Map any spreadsheet (.xlsx), in any layout, to a schema you define — the header row is found automatically, columns are matched to your fields, and anything ambiguous is flagged for review instead of silently guessed.

The engine is domain-agnostic — invoices, product catalogs, payroll, bank statements. "Bank statements" is just a built-in preset (bank_preset()). The common path is 100% deterministic (header detection + synonym/fuzzy matching); an LLM is optional, off by default, and only ever sees column headers + column structure — never your cell data.

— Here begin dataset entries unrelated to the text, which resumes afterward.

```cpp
template <int CRCMODE>
__device__ __noinline__ void crc_segment_end(const BlkDev &blk, const DevTables &tab, uint32_t lane, uint32_t xl,
                                             uint64_t seg0, uint64_t seg1, uint32_t A, uint32_t lend,
                                             uint64_t tailRef, bool partial, char *lds, uint32_t slot) {
    const uint32_t Lseg = (uint32_t)(seg1 - seg0);
    uint32_t v;
    if (lend == 0) {
        const uint32_t sh = tailRef == seg1 ? xl : crc_mulmod(crc_xpow8_fast((uint32_t)(seg1 - tailRef), tab.crcx), xl);
        v = crc_mulmod(sh, A);
    } else {
        v = crc_mulmod(crc_xpow8_fast(Lseg - lend, tab.crcx), A);
    }
    const uint32_t raw = wave_xor(v);
    if (lane == 0) {
        if (partial) {
            crc_share(lds, slot, raw);
            return;
        }
        const uint32_t K = Lseg == (uint32_t)kSeg ? tab.crcx[96] : crc_mulmod(crc_xpow8_fast(Lseg, tab.crcx), 0xffffffffu);
        const uint32_t crc = ~(K ^ raw);
        const uint64_t si = seg0 / kSeg;
        if ((CRCMODE & 3) == 1)
            *reinterpret_cast<uint32_t *>(blk.crc + 4 * si) = __builtin_bswap32(crc);
        else
            blk.crc_calc[si] = crc;
    }
}

template <bool OPEN, int CRCMODE>
__device__ __noinline__ Stream row_generic(char *lds, uint32_t loff, const GhLane gl, const GcmSched *sch,
                                           const BlkDev blk, const DevTables tab, uint32_t lane, uint32_t xl, Stream st,
                                           uint64_t row, uint64_t c0, uint64_t c1) {
    uint32_t rk[60];
#pragma unroll
    for (int i = 0; i < 60; i++) rk[i] = rk_load(sch->rk, i);
    const uint32_t k1[4] = {sch->k1[0], sch->k1[1], sch->k1[2], sch->k1[3]};
    const uint64_t o = row + 16 * lane;
    const uint64_t end = st.sub1;
    const bool valid = o < end, full = o + 16 <= end;
    uint4 d = load_piece(blk.src, o, end);
    const uint32_t ctr[1] = {(uint32_t)((o >> 4) + 2)};
    uint32_t ks[1][4];
    aes_ctr_blocks<1>(lds, loff, rk, k1, ctr, ks);
    uint4 x = make_uint4(d.x ^ ks[0][0], d.y ^ ks[0][1], d.z ^ ks[0][2], d.w ^ ks[0][3]);
    uint4 c = OPEN ? d : x, p = OPEN ? x : d;
    if (!full) {
        const int nv = valid ? (int)(end - o) : 0;
        uint32_t m[4];
        for (int k = 0; k < 4; k++) {
            int bytes = nv - 4 * k;
            m[k] = bytes >= 4 ? 0xffffffffu : (bytes <= 0 ? 0u : ((1u << (8 * bytes)) - 1u));
        }
        c.x &= m[0]; c.y &= m[1]; c.z &= m[2]; c.w &= m[3];
        p.x &= m[0]; p.y &= m[1]; p.z &= m[2]; p.w &= m[3];
    }
    if (valid) store_piece(blk.dst, o, end, OPEN ? p : c);
    uint32_t t[4] = {st.acc[0], st.acc[1], st.acc[2], st.acc[3]};
    ghash_step(lds, t, gl, c);
    if (valid) {
        st.acc[0] = t[0]; st.acc[1] = t[1]; st.acc[2] = t[2]; st.acc[3] = t[3];
        st.jlast = o >> 4;
        st.has = true;
    }
    const uint4 cq = crc_src<CRCMODE>(c, p);
    if (CRCMODE) {
        if (full) {
            st.A = crc_piece<kLdsCrc>(lds, st.A, cq.x, cq.y, cq.z, cq.w);
            st.lend = (uint32_t)(o + 16 - st.seg0);
        } else if (valid) {
            const uint32_t pw[4] = {cq.x, cq.y, cq.z, cq.w};
            st.A = crc_partial<kLdsCrc>(lds, st.A, pw, (int)(end - o));
            st.lend = (uint32_t)(end - st.seg0);
        }
        const uint64_t seg1 = st.seg0 + kSeg < c1 ? st.seg0 + kSeg : c1;
        if (row + 1024 >= seg1) {
            crc_segment_end<CRCMODE>(blk, tab, lane, xl, st.seg0, seg1, st.A, st.lend, row, st.seg0 < st.sub0, lds,
                                     (uint32_t)((st.seg0 - c0) / kSeg));
            st.A = 0;
            st.lend = 0;
            st.seg0 = seg1;
        }
    }
    return st;
}

template <bool BS>
struct GcmShape {
    static constexpr uint32_t waves = BS ? 8u : (uint32_t)kWaves;
    static constexpr uint32_t threads = waves * 64u;
};

#ifdef JFSX_KS_PHASES
__device__ unsigned long long g_main_ts[8];
#define MAIN_STAMP(cond, i)                                                                  \
    do {                                                                                     \
        __syncthreads();                                                                     \
        if ((cond) && threadIdx.x == 0) g_main_ts[i] = __builtin_amdgcn_s_memrealtime(); \
    } while (0)
#else
#define MAIN_STAMP(cond, i) ((void)0)
#endif

#ifdef JFSX_ABLATE_TRACE
__device__ uint64_t g_wgtrace[4 * 65536];
#endif

template <bool OPEN, int CRCMODE, bool BS, int KL1>
__device__ __forceinline__ void gcm_task(char *lds, const Task task, const BlkDev *__restrict__ blks,
                                         const GcmSched *__restrict__ sched, uint32_t *__restrict__ partial,
                                         uint32_t *__restrict__ pexp, const DevTables &tab, uint32_t tid,
                                         uint32_t wave, uint32_t lane, uint32_t loff, const GhLane &gl, uint32_t xl) {
#ifdef JFSX_ABLATE_TRACE
    const uint64_t trace_t0 = __builtin_amdgcn_s_memrealtime();
#endif
    const BlkDev blk = blks[task.blk];
    const GcmSched *sch = sched + task.blk;
    if (tid < 128)
        reinterpret_cast<uint4 *>(lds + kLdsBasis)[tid] = reinterpret_cast<const uint4 *>(sch->basis)[tid];
    if (tid < 256) reinterpret_cast<uint32_t *>(lds + kLdsSegRaw)[tid] = 0u;
    if (wave < 4) {
        uint32_t c = (wave << 6) | lane;
        asm volatile("" : "+v"(c));
        const uint4 e = aes_r2_entry(lds, loff, sch->rk[3], sch->k1[0], c);
        reinterpret_cast<uint4 *>(lds + kLdsP)[c] = e;
        if constexpr (!BS) {
            if (c < 2) reinterpret_cast<uint4 *>(lds + kLdsP)[256 + c] = e;
        }
    }
    __syncthreads();
    {
        uint4 *lg = reinterpret_cast<uint4 *>(lds + kLdsGh);
        const uint4 *lb = reinterpret_cast<const uint4 *>(lds + kLdsBasis);
#ifdef JFSX_ABLATE_GHBUILD
        if (false)
#endif
        for (uint32_t u = tid; u < 1024; u += GcmShape<BS>::threads) {
            const uint32_t j = u & 15, blow = u >> 4;
            uint4 z = make_uint4(0, 0, 0, 0);
#pragma unroll
            for (int k = 2; k < 8; k++) {
                if ((blow >> (7 - k)) & 1) {
                    const uint4 v = lb[8 * j + k];
                    z.x ^= v.x; z.y ^= v.y; z.z ^= v.z; z.w ^= v.w;
                }
            }
            const uint4 h0 = lb[8 * j], h1 = lb[8 * j + 1];
            lg[(blow << 4) | j] = z;
            lg[((blow | 64) << 4) | j] = make_uint4(z.x ^ h1.x, z.y ^ h1.y, z.z ^ h1.z, z.w ^ h1.w);
            lg[((blow | 128) << 4) | j] = make_uint4(z.x ^ h0.x, z.y ^ h0.y, z.z ^ h0.z, z.w ^ h0.w);
            lg[((blow | 192) << 4) | j] =
                make_uint4(z.x ^ h0.x ^ h1.x, z.y ^ h0.y ^ h1.y, z.z ^ h0.z ^ h1.z, z.w ^ h0.w ^ h1.w);
        }
    }
    __syncthreads();

    const bool first_task = task.blk == 0 && task.c0 == 0;
    MAIN_STAMP(first_task, 2);
    const uint64_t c0 = task.c0, c1 = task.c1;
    const uint32_t nseg = (uint32_t)((c1 - c0 + kSeg - 1) / kSeg);
    constexpr uint32_t V = GcmShape<BS>::waves;

    constexpr bool kRowSplit = !BS;
    Stream st;
    if (kRowSplit) {
        const uint32_t npairs = (uint32_t)((c1 - c0 + 2047) / 2048);
        const uint32_t ra = 2 * (wave * npairs / V), rb = 2 * ((wave + 1) * npairs / V);
        st.sub0 = c0 + (uint64_t)ra * 1024;
        st.sub1 = rb > ra ? (c0 + (uint64_t)rb * 1024 < c1 ? c0 + (uint64_t)rb * 1024 : c1) : st.sub0;
    } else {
        const uint32_t sa = wave * nseg / V, sb = (wave + 1) * nseg / V;
        st.sub0 = c0 + (uint64_t)sa * kSeg;
        st.sub1 = sb > sa ? (c0 + (uint64_t)sb * kSeg < c1 ? c0 + (uint64_t)sb * kSeg : c1) : st.sub0;
    }
    st.acc[0] = st.acc[1] = st.acc[2] = st.acc[3] = 0;
    st.jlast = 0;
    st.has = false;
    st.A = 0;
    st.lend = 0;
    st.seg0 = c0 + (st.sub0 - c0) / kSeg * kSeg;
    const bool act = st.sub1 > st.sub0;
    const uint64_t fr = (st.sub1 - st.sub0) / 1024;
    const uint64_t rf = act ? fr : 0;
    const uint64_t ld0 = st.sub0;
    const uint8_t *src = blk.src;
    uint8_t *dst = blk.dst;
    const uint64_t lo = 16 * lane;

    uint64_t r0 = 0;
    if (BS && act && rf >= 32) {
        const uint64_t nfs = rf / 32;
        const uint32_t nrk[3] = {sch->c012[0], sch->c012[1], sch->c012[2]};
        const uint32_t rk3 = sch->rk[3];
        constexpr int PF = 4;
        uint4 pf[PF];
#pragma unroll
        for (int q = 0; q < PF; q++) pf[q] = ald16<kAeadNt>(src + ld0 + 1024 * q + lo);
        for (uint64_t sg = 0; sg < nfs; sg++) {
            const uint64_t base = ld0 + (uint64_t)kSeg * sg;
            uint32_t ks[128];
            jfsx_bs::ctr32(ks, nrk, rk3, (uint32_t)((base >> 4) + lane + 2),
                           [&](int r, int w) { return sch->bsu[r][w]; }, sch->r1c);
            const bool more = sg + 1 < nfs;
#pragma unroll
            for (int k = 0; k < 32; k++) {
                const uint4 d = pf[k % PF];
                const uint64_t o = base + 1024 * k + lo;
                if (k + PF < 32 || more) pf[k % PF] = ald16<kAeadNt>(src + o + 1024 * PF);
                const uint4 x = make_uint4(d.x ^ ks[k], d.y ^ ks[32 + k], d.z ^ ks[64 + k], d.w ^ ks[96 + k]);
                const uint4 c = OPEN ? d : x, p = OPEN ? x : d;
                ast16<kAeadNt>(dst + o, OPEN ? p : c);
                const uint4 cq = crc_src<CRCMODE>(c, p);
                ghash_step(lds, st.acc, gl, c);
                if (CRCMODE) st.A = crc_piece<kLdsCrc>(lds, st.A, cq.x, cq.y, cq.z, cq.w);
            }
            if (CRCMODE) {
                crc_segment_done<CRCMODE>(blk, tab, lane, xl, st.seg0, st.A, false, lds, c0);
                st.A = 0;
                st.seg0 += kSeg;
            }
        }
        r0 = 32 * nfs;
    }
    uint32_t rk[60];
#pragma unroll
    for (int i = 0; i < 60; i++) rk[i] = rk_load(sch->rk, i);
    uint32_t k1[4] = {sch->k1[0], sch->k1[1], sch->k1[2], sch->k1[3]};
    uint4 nxt = r0 < rf ? ald16<kAeadNt>(src + ld0 + 1024 * r0 + lo) : make_uint4(0, 0, 0, 0);
    constexpr int UR = 2;
    constexpr bool kL1 = KL1 > 0 && kRowSplit && CRCMODE != 0 && OPEN == ((CRCMODE & 4) != 0);
    constexpr bool kPeriod = !BS;
    auto xl_here = [&]() { return kL1 ? crc_xl(tab, lane) : xl; };
    static_assert(!kL1 || KL1 == 12, "B form: TT_4..15 are in the L1 image only");
    bool bform = false;
    if (act && rf >= r0 + UR) {
        uint4 nn[UR];
#pragma unroll
        for (int u = 0; u < UR; u++) nn[u] = ald16<kAeadNt>(src + ld0 + 1024 * (r0 + u) + lo);
        uint32_t uw[4] = {0, 0, 0, 0};
        uint32_t uw0 = 0;
        bool uwok = false;
        const uint32_t rb0 = (uint32_t)((ld0 - c0) >> 10) / 2u * 2u;
        const CrcL1Base l1g = kL1 ? crc_l1_base(crc_composed(tab)) : CrcL1Base{0, 0};
        auto two_rows = [&]() __attribute__((always_inline)) {
            uint4 dd[UR];
#pragma unroll
            for (int u = 0; u < UR; u++) dd[u] = nn[u];
            const uint64_t o0 = ld0 + 1024 * r0 + lo;
            if (!kL1 && r0 + 2 * UR - 1 < rf) {
#pragma unroll
                for (int u = 0; u < UR; u++) nn[u] = ald16<kAeadNt>(src + o0 + 1024 * (UR + u));
            }
            constexpr int LG = kL1 ? JFSX_CRC_L1LG : 1, LLAG = JFSX_CRC_L1LAG, LSTEPS = kL1 ? UR * KL1 / LG : 0;
            static_assert(!kL1 || (KL1 % LG == 0 && LSTEPS + LLAG <= 12),
                          "the gathers, their folds and the prefetch must fit the 12 round groups");
            uint32_t crcL[UR], lv[LSTEPS ? LSTEPS : 1][LG];
#pragma unroll
            for (int u = 0; u < UR; u++) crcL[u] = 0;
            const bool pre = r0 + 2 * UR - 1 < rf;
            auto side = [&](auto step) {
                if constexpr (kL1) {
                    constexpr int S = decltype(step)::value;
                    __builtin_amdgcn_sched_barrier(0);
                    if constexpr (S >= LLAG && S - LLAG < LSTEPS) {
                        constexpr int F = S - LLAG;
                        uint32_t t = crcL[F % UR];
#pragma unroll
                        for (int j = 0; j + 1 < LG; j += 2) t = xor3(t, lv[F][j], lv[F][j + 1]);
                        if (LG & 1) t ^= lv[F][LG - 1];
                        crcL[F % UR] = t;
                    }
                    if constexpr (S < LSTEPS) {
                        crc_l1_issue<S, LG, UR>(l1g, dd, lv[S]);
                    } else if constexpr (S == LSTEPS) {
                        if (pre) {
#pragma unroll
                            for (int u = 0; u < UR; u++) nn[u] = ald16<kAeadNt>(src + o0 + 1024 * (UR + u));
                        }
                    }
                    __builtin_amdgcn_sched_barrier(0);
                }
            };
            uint32_t ctrs[UR];
#pragma unroll
            for (int u = 0; u < UR; u++) ctrs[u] = (uint32_t)((o0 >> 4) + 2 + 64 * u);
            uint32_t ks2[UR][4];
            {
                uint32_t C = (uint32_t)(((ld0 + 1024 * r0) >> 4) + 2);
                OPAQUE(C);
                if (!uwok || (C >> 8) < uw0 || ((C + 64u * UR + 63u) >> 8) - uw0 > 63u) {
                    uw0 = C >> 8;
                    aes_r2_uniform(lds, loff, rk, k1, uw0 + lane, uw);
                    uwok = true;
                }
                uint32_t u2[UR][4], d2[UR][4], cym[UR];
#pragma unroll
                for (int u = 0; u < UR; u++) {
                    const uint32_t Cr = C + 64u * u;
                    const uint32_t i0 = (Cr >> 8) - uw0;
                    cym[u] = (uint32_t)__builtin_amdgcn_sbfe((int)((Cr & 255u) + lane), 8, 1);
#pragma unroll
// ... 666 lines not shown
```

from tabularmapper import process_file, configure, config_from_dict

configure(config_from_dict({
    "output_schema": [{"field": "sku", "header": "SKU", "type": "text"},
                      {"field": "price", "header": "Unit Price", "type": "number"}],
    "synonyms": {"sku": ["sku", "item code"], "price": ["unit price", "rate"]},
}))
res = process_file("catalog.xlsx")
res.records         # -> [{'sku': 'A-100', 'price': 12.5}, ...]  ready for JSON / a DB
res.needs_review    # -> False  (True if a column was uncertain)

Contents: Install · Quickstart · The result · Configuration · Storage backends · FastAPI · Output formats · AI matcher · Self-learning · Custom schema · API reference · Gotchas


Install

pip install tabularmapper                 # core — no DB driver, no AI SDK
pip install "tabularmapper[api]"          # + FastAPI router
pip install "tabularmapper[valkey]"       # + Valkey  (also: redis, postgres, dotenv)

The core install pulls only openpyxl, rapidfuzz, python-dateutil. Everything else (Redis/Valkey/Postgres drivers, FastAPI, dotenv) is an optional extra you add only if you use it. Import name is tabularmapper.

Quickstart

1. As a library

from tabularmapper import process_file, process_stream, configure, bank_preset

configure(config=bank_preset())          # or a config_from_dict(...) of your own
res = process_file("file.xlsx")
rows = res.records                       # list[dict], one per row

# from bytes (e.g. an upload) — parsed in memory, nothing written to disk
res = process_stream(open("file.xlsx", "rb").read())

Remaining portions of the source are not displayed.